Synthetic Transformations of 3aa

Figure 1

Proposed stereochemical model and ORTEP plot for the X-ray structure of compound 9 with thermal ellipsoids drawn at the 50% probability level. Flack parameter 0.005(15).

To get some insight into the reaction mechanism, we performed a control experiment running the reaction of 1a and 2a in the presence of compound III′, the methyl ether of catalyst III lacking a free OH phenol group. Under these conditions, the reaction took place sluggishly to give compound 3aa in 19% yield with 10% enantiomeric excess (Table , entry 12). These results indicate that compound III most probably works as a bifunctional catalyst with the free OH phenol group and the basic amine acting synergistically. According to literature precedents and the observed stereochemistry,[18] we propose the stereochemical model outlined in Figure . Catalyst III activates the electrophile through H bonding of the phenol and the nitro group, whereas the tertiary base deprotonates the isocyano ester. The approach of the nucleophile is guided by ion pairing with the ammonium salt facing the Si face of the ester enolate and the Si face of the furan double bond to account for the observed stereochemistry.

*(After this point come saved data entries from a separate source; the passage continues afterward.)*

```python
def _keep(trace, **named):
    if trace is None:
# ... 451 lines not shown
        for sfx in ("1", "2"):
            tabs[sfx] = _new(inp.shape[0], 384, inp.device)
            ops.conv_gemm(inp, D["inp" + sfx][0], tabs[sfx], geom=gru_geom[sfx], bias=D["inp" + sfx][1])
        return tabs

    def _update_state(self, R, B, N, dev):
        S = dict(hxA=_new(R, 384, dev), hxB=_new(R, 384, dev), corr=_new(R, 160, dev, zero=True),
                 cor1=_new(R, 256, dev), corflo=_new(R, 256, dev), flo1=_new(R, 128, dev),
                 vT=torch.empty((B, 128, N), device=dev), zbuf=_new(R, 128, dev), fh=_new(R, 256, dev))
        S["s3"] = SPLIT3 and N % 32 == 0 and "s3" in self._pk["dec"]
        if S["s3"]:
            S.update(hxA_p=ops.Planes(R, 384, dev), hxB_p=ops.Planes(R, 384, dev), cor1_p=ops.Planes(R, 256, dev), flo1_p=ops.Planes(R, 128, dev),
                     corflo_p=ops.Planes(R, 256, dev))
        return S

    def _update_block(self, S, coords1, attn, gru_tab, B, H1, W1, trace=None):
        D = self._pk["dec"]
        N = H1 * W1
        s3 = S["s3"]
        hxA = S["hxA"]
        net, motion, flow, agg = hxA[:, :128], hxA[:, 128:254], hxA[:, 254:256], hxA[:, 256:]
        g3 = (B, H1, W1, 3, 3, 1, 1, 1, 1)
        _keep(trace, coords_in=coords1, net_in=net)
        ops.conv_gemm(S["corr"], D["convc1"][0], S["cor1"], bias=D["convc1"][1], act="relu", **_emit(S, "cor1", 0, 256))
        enc = (coords1, D["convf1"][0], D["convf1"][1], S["flo1"], flow, B, H1, W1)
        if s3:
            ops.flow_encode_split3(*enc, S["flo1_p"], (S["hxA_p"], 254))
        else:
            ops.flow_encode(*enc)
        ops.conv_gemm_pair((_act(S, "cor1", 0, 256), _wt(D, S, "convc2"), S["corflo"][:, :192],
                            dict(geom=g3, bias=D["convc2"][1], act="relu", **_emit(S, "corflo", 0, 192, no_f32=True))),
                           (_act(S, "flo1", 0, 128), _wt(D, S, "convf2"), S["corflo"][:, 192:],
                            dict(geom=g3, bias=D["convf2"][1], act="relu", **_emit(S, "corflo", 192, 256, no_f32=True))))
        corflo = _act(S, "corflo", 0, 256)
        _keep(trace, cor1=S["cor1"], flo1=S["flo1"], flow=flow, **{"corflo_p" if s3 else "corflo": corflo})
        ops.conv_gemm(corflo, _wt(D, S, "conv"), motion, geom=g3, bias=D["conv"][1], act="relu", **_emit(S, "hxA", 128, 256))
        _keep(trace, motion=motion)
        ops.gma_aggregate(attn, hxA[:, 128:256], D["to_v"], D["gamma"], S["vT"], agg, B, N, **_emit(S, "hxA", 256, 384))
        _keep(trace, aggregate=agg)
        gru = (S["zbuf"], gru_tab["1"], gru_tab["2"], *((D["s3"] if s3 else D)[k] for k in ("zr1", "q1", "zr2", "q2")), B, H1, W1)
        if s3:
            ops.sepconv_gru_split3(hxA, S["hxA_p"], S["hxB_p"], *gru)
        else:
            ops.sepconv_gru(hxA, S["hxB"], *gru)
# ... 33 lines not shown
    def _decoder(self, mem, ctx, cost_maps, B, H1, W1, iters, trace=None, flow_init=None):
        D = self._pk["dec"]
        dev = ctx.device
        N = H1 * W1
        R = B * N
        nl = self._pk["latents"].shape[0]
        pro = None if trace is None else trace[-1].setdefault("prologue", {})
        pre = self._decoder_prologue(ctx, B, H1, W1, trace=pro)
        S, gru_tab, attn = pre["S"], pre["gru_tab"], pre["attn"]
        kv = _new(R * nl, 128, dev)
        ops.conv_gemm(mem, D["ca"]["kv"][0], kv, bias=D["ca"]["kv"][1])
        _keep(pro, kv=kv)
        coords1 = _new(R, 2, dev)
        ops.coords_grid(coords1, B, H1, W1, init=flow_init)
        for it in range(iters):
            ops.cost_lookup9x9(cost_maps, coords1, S["corr"], R, H1, W1)
            ops.decoder_token_chain(S["corr"], coords1, kv, D["chain16"], R, nl)
            rec = _record(trace)
            self._update_block(S, coords1, attn, gru_tab, B, H1, W1, trace=rec)
            _keep(rec, coords1=coords1, net=S["hxA"][:, :128], corr=S["corr"])
        last = None if trace is None else trace[-1]
        mask = self._mask_head(S, B, H1, W1, trace=last)
        flow_up = torch.empty((B, 2, 8 * H1, 8 * W1), device=dev)
        ops.convex_upsample(coords1, mask, flow_up, B, H1, W1)
        _keep(last, mask=mask, flow_up=flow_up)
        return flow_up, coords1

    def _forward(self, image1, image2, iters, trace, flow_init, pair):
        if not image1.is_cuda:
            raise RuntimeError("FlowFormer runs on the MI355X HIP kernels only: move the module and inputs to cuda")
        pk = self._pk or self.pack()
        iters = HP["decoder_depth"] if iters is None else iters
        B, _, H, W = image1.shape
        if H % 32 or W % 32:
            raise RuntimeError(f"input size {H}x{W} must be a multiple of 32 (reference runs both nets at 512x512)")
# ... 44 lines not shown
```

In summary, we have established a highly diastereo- and enantioselective organocatalytic procedure for the dearomative formal [3 + 2] cycloaddition of 2-nitrobenzofurans and 2-aryl-2-isocyanoacetate esters. Although related reactions with 2- and 3-nitroindoles have been reported, this is the first example using 2-nitrobenzofurans. The reaction is catalyzed by a cupreine derivative in the absence of metals and provides chiral tricyclic compounds in good yields with full diastereoselectivity and excellent enantioselectivity for a number of 2-nitrobenzofuran derivatives substituted at the five, six, or seven position. The arylisocyanoacetate ester allows substitution at the aryl ring, with the best results being obtained with phenyl or 4-methoxyphenyl derivatives. The potential synthetic applicability of the reaction has been demonstrated with a 1 mmol scale reaction and versatile modifications of compound 3aa.